Training and Implementation Details

The model is trained with clicks as the primary prompt due to their generalizability to other prompt types. Training is conducted on the COCO+LVIS dataset, with fine-tuning on HQSeg-44K. SegNext employs ViT-Base as the image encoder and a lightweight segmentation decoder, ensuring efficient training and inference.

Experimental Evaluation

SegNext has been extensively evaluated on HQSeg-44K and DAVIS datasets, outperforming state-of-the-art methods in terms of segmentation quality while maintaining competitive latency. Additionally, the model shows promising generalizability in out-of-domain evaluations on medical datasets and can seamlessly handle diverse prompt types without specific training.

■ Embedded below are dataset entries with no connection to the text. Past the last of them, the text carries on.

diff --git a/vn_celeb_face_recognition_amd/csrc/conv_igemm.hip b/vn_celeb_face_recognition_amd/csrc/conv_igemm.hip
--- a/vn_celeb_face_recognition_amd/csrc/conv_igemm.hip
+++ b/vn_celeb_face_recognition_amd/csrc/conv_igemm.hip
@@ -278,11 +278,13 @@
 };
 constexpr int kNumCfgs = (int)(sizeof(kCfgs) / sizeof(kCfgs[0]));
 
-int conv_num_cfgs() { return kNumCfgs + patch_num_cfgs() + ws_num_cfgs(); }
+int conv_first_img_cfg() { return kNumCfgs + patch_num_cfgs() + ws_num_cfgs(); }
+int conv_num_cfgs() { return conv_first_img_cfg() + img_num_cfgs(); }
 
 static bool dma_capable(const ConvArgs& a) { return (a.Kpad / (128 / dtype_size(a.dtype))) * 8 * 16 <= 24 * 1024; }
 
 bool conv_cfg_ok(const ConvArgs& a, int cfg) {
+  if (cfg >= conv_first_img_cfg()) return img_cfg_ok(a, cfg - conv_first_img_cfg());
   if (cfg >= kNumCfgs + patch_num_cfgs()) return dma_capable(a) && ws_cfg_ok(a, cfg - kNumCfgs - patch_num_cfgs());
   if (cfg >= kNumCfgs) return dma_capable(a) && patch_cfg_ok(a, cfg - kNumCfgs);
   if (cfg < 0) return false;
@@ -339,6 +341,12 @@
 template <typename T>
 static hipError_t launch_typed(const ConvArgs& a, const KArgs& k, hipStream_t s) {
   if (!k.zero) return hipErrorOutOfMemory;
+  if (a.cfg >= conv_first_img_cfg() && conv_cfg_ok(a, a.cfg)) {
+    if (a.M >= (long long)a.img_min * a.Ho * a.Wo) return launch_img(a, k.zero, a.cfg - conv_first_img_cfg(), s);
+    ConvArgs b = a;
+    b.cfg = a.cfg_alt < conv_first_img_cfg() ? a.cfg_alt : -1;
+    return launch_typed<T>(b, k, s);
+  }
   if (a.cfg >= kNumCfgs + patch_num_cfgs() && conv_cfg_ok(a, a.cfg)) return launch_ws(a, k, a.cfg - kNumCfgs - patch_num_cfgs(), s);
   if (a.cfg >= kNumCfgs && conv_cfg_ok(a, a.cfg)) return launch_patch(a, k, a.cfg - kNumCfgs, s);
   if (a.cfg >= 0 && conv_cfg_ok(a, a.cfg)) return launch_cfg<T>(a.cfg, k, s);
diff --git a/vn_celeb_face_recognition_amd/csrc/conv_img.hip b/vn_celeb_face_recognition_amd/csrc/conv_img.hip
--- /dev/null
+++ b/vn_celeb_face_recognition_amd/csrc/conv_img.hip
@@ -0,0 +1,297 @@
+#include <type_traits>
+
+#include "conv_device.h"
+
+namespace vnf {
+
+namespace {
+
+constexpr int IMG_RING = 8;
+constexpr int IMG_LDS_MAX = 160 * 1024;
+
+struct ImgArgs {
+  const char* x;
+  const uint4* wimg;
+  const float* bias;
+  const int4* ktab;
+  const char* zero;
+  char* y;
+  int ldx, ldy, H, W, Cin, Ho, Wo, ph, pw;
+  int pp, Wp;
+  int rpp, npass;
+  int win_slots;
+  int win_bytes;
+};
+
+struct ImgGeom { int pp, Wp, rpp, npass, tail_rows, win_slots, win_bytes, lds; };
+
+}
+
+template <typename T, int TCH, int PS, int NI, int NT, int NKS, bool PIPE>
+__global__ __launch_bounds__(512, 2) void conv_img_kernel(const ImgArgs a) {
+  extern __shared__ __attribute__((aligned(16))) char smem[];
+  constexpr int F = NKS * TCH;
+  static_assert(F % IMG_RING == 0 && F >= IMG_RING, "the ring slot of a fragment must not depend on the pass");
+  const int tid = threadIdx.x, lane = tid & 63;
+  const int wave = __builtin_amdgcn_readfirstlane(tid >> 6);
+  const int frow = lane & 15, fgrp = lane >> 4;
+  const int cg = wave / PS, part = wave % PS;
+  const int img = blockIdx.x;
+  const unsigned lds0 = (unsigned)reinterpret_cast<uintptr_t>((__attribute__((address_space(3))) char*)smem);
+
+  int* const sP = reinterpret_cast<int*>(smem + 2 * a.win_bytes);
+  const int zoff = 2 * a.win_bytes + NKS * 16;
+
+  const char* const ximg = a.x + (size_t)img * a.H * a.W * a.ldx * 2;
+  const int cpb = a.Cin / 8;
+  auto load_window = [&](int p) {
+    const int v0 = p * a.rpp;
+    const int npieces = a.win_bytes >> 10;
+    for (int pc = wave; pc < npieces; pc += 8) {
+      const int s = pc * 64 + lane;
+      const char* src = a.zero;
+      if (s < a.win_slots) {
+        const int px_ = s / a.pp, c = s - px_ * a.pp;
+        const int py = px_ / a.Wp, px = px_ - py * a.Wp;
+        const int iy = v0 + py - a.ph, ix = px - a.pw;
+        if (c < cpb && (unsigned)iy < (unsigned)a.H && (unsigned)ix < (unsigned)a.W)
+          src = ximg + (size_t)((iy * a.W + ix) * a.ldx) * 2 + c * 16;
+      }
+      glds16(src, __builtin_amdgcn_readfirstlane(lds0 + (unsigned)((p & 1) * a.win_bytes) + (unsigned)pc * 1024u));
+    }
+  };
+  load_window(0);
+
+  const char* const wgrp = reinterpret_cast<const char*>(a.wimg) + (size_t)cg * F * 1024;
+  const unsigned lane16_c = (unsigned)lane * 16u;
+  uint4 wq[IMG_RING];
+#pragma unroll
+  for (int r = 0; r < IMG_RING; ++r) wq[r] = *reinterpret_cast<const uint4*>(wgrp + (lane16_c + r * 1024u));
+
+  for (int i = tid; i < NKS * 4; i += 512) {
+    const int4 e = a.ktab[i];
+    const int cc = (e.x - (e.y * a.W + e.z) * a.ldx) / 8;
+    sP[i] = e.w ? ((e.y * a.Wp + e.z) * a.pp + cc) * 16 : -1;
+  }
+  if (tid < 4) reinterpret_cast<int*>(smem + zoff)[tid] = 0;
+
+  asm volatile("s_waitcnt vmcnt(0)" ::: "memory");
+  __syncthreads();
+
+  typedef T tx4 __attribute__((ext_vector_type(4)));
+  const int HoWo = a.Ho * a.Wo;
+
+  auto run_pass = [&](auto NIc, int p) {
+    constexpr int NIP = decltype(NIc)::value;
+    unsigned lane16 = lane16_c;
+    int q0 = part * 16 + frow;
+    asm volatile("" : "+v"(lane16), "+v"(q0));
+    const int rows = min(a.rpp, a.Ho - p * a.rpp);
+    const int npx = rows * a.Wo;
+    const int buf = (p & 1) * a.win_bytes;
+    int pb[NIP];
+#pragma unroll
+    for (int i = 0; i < NIP; ++i) {
+      const int q = min(q0 + 16 * PS * i, npx - 1);
+      const int oy = q / a.Wo, ox = q - oy * a.Wo;
+      pb[i] = buf + (oy * a.Wp + ox) * a.pp * 16;
+    }
+    f32x4_t acc[TCH][NIP];
+#pragma unroll
+    for (int j = 0; j < TCH; ++j)
+#pragma unroll
+      for (int i = 0; i < NIP; ++i) acc[j][i] = f32x4_t{0.f, 0.f, 0.f, 0.f};
+
+    auto read_frags = [&](uint4 (&xf)[NIP], int t) {
+#pragma unroll
+      for (int i = 0; i < NIP; ++i) xf[i] = *reinterpret_cast<const uint4*>(smem + (t >= 0 ? pb[i] + t : zoff));
+    };
+    auto mma_step = [&](int ks, const uint4 (&xf)[NIP]) {
+#pragma unroll
+      for (int j = 0; j < TCH; ++j) {
+        const int s = ks * TCH + j;
+#pragma unroll
+        for (int i = 0; i < NIP; ++i) mma_chunk<T>(acc[j][i], wq[s % IMG_RING], xf[i]);
+        wq[s % IMG_RING] = *reinterpret_cast<const uint4*>(wgrp + (lane16 + (unsigned)(((s + IMG_RING) % F) * 1024)));
+      }
+    };
+    int t = sP[fgrp];
+    if constexpr (PIPE) {
+      uint4 xf[2][NIP];
+      read_frags(xf[0], t);
+#pragma unroll
+      for (int ks = 0; ks < NKS; ++ks) {
+        if (ks + 1 < NKS) read_frags(xf[(ks + 1) & 1], sP[(ks + 1) * 4 + fgrp]);
+        mma_step(ks, xf[ks & 1]);
+        __builtin_amdgcn_sched_barrier(0);
+      }
+    } else {
+#pragma unroll
+      for (int ks = 0; ks < NKS; ++ks) {
+        const int tn = sP[((ks + 1) % NKS) * 4 + fgrp];
+        uint4 xf[NIP];
+        read_frags(xf, t);
+        mma_step(ks, xf);
+        t = tn;
+        __builtin_amdgcn_sched_barrier(0);
+      }
+    }
+
+    char* const yrow = a.y + ((size_t)img * HoWo + (size_t)p * a.rpp * a.Wo) * a.ldy * 2;
+    int qb = part * 16 + frow, eg = fgrp;
+    asm volatile("" : "+v"(qb), "+v"(eg));
+    f32x4_t bias[TCH];
+#pragma unroll
+    for (int j = 0; j < TCH; ++j) bias[j] = *reinterpret_cast<const f32x4_t*>(a.bias + (cg * TCH + j) * 16 + eg * 4);
+#pragma unroll
+    for (int j = 0; j + 1 < TCH; j += 2) {
+      const int c = (cg * TCH + j + (eg & 1)) * 16 + (eg >> 1) * 8;
+#pragma unroll
+      for (int i = 0; i < NIP; ++i) {
+        tx4 o0, o1;
+#pragma unroll
+        for (int e = 0; e < 4; ++e) {
+          o0[e] = (T)fmaxf(acc[j][i][e] + bias[j][e], 0.f);
+          o1[e] = (T)fmaxf(acc[j + 1][i][e] + bias[j + 1][e], 0.f);
+        }
+        const uint2 p0 = __builtin_bit_cast(uint2, o0), p1 = __builtin_bit_cast(uint2, o1);
+        const auto sx = __builtin_amdgcn_permlane16_swap(p0.x, p1.x, false, false);
+        const auto sy = __builtin_amdgcn_permlane16_swap(p0.y, p1.y, false, false);
+        const int q = qb + 16 * PS * i;
+        if (q < npx) *reinterpret_cast<uint4*>(yrow + (unsigned)(q * a.ldy + c) * 2u) = uint4{sx[0], sy[0], sx[1], sy[1]};
+      }
+    }
+    if constexpr (TCH % 2 == 1) {
+      constexpr int j = TCH - 1;
+      const int c = (cg * TCH + j) * 16 + eg * 4;
+#pragma unroll
+      for (int i = 0; i < NIP; ++i) {
+        tx4 o;
+#pragma unroll
+        for (int e = 0; e < 4; ++e) o[e] = (T)fmaxf(acc[j][i][e] + bias[j][e], 0.f);
+        const int q = qb + 16 * PS * i;
+        if (q < npx) *reinterpret_cast<uint2*>(yrow + (unsigned)(q * a.ldy + c) * 2u) = __builtin_bit_cast(uint2, o);
+      }
+    }
+  };
+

Limitations and Future Directions

The dense representation approach, while effective, is more resource-intensive compared to sparse representations. Furthermore, the model's handling of text prompts and its performance in capturing thin structures or dealing with cluttered scenes require further research. Future work may explore more powerful backbones or larger datasets to unlock SegNext's full potential.

Conclusion

SegNext represents a significant advance in interactive image segmentation, offering a versatile solution that combines the benefits of both specialist and generalist models. Its ability to efficiently process diverse prompts without sacrificing quality positions it as a promising tool for real-world applications, from enhanced user experiences in image editing to medical image analysis.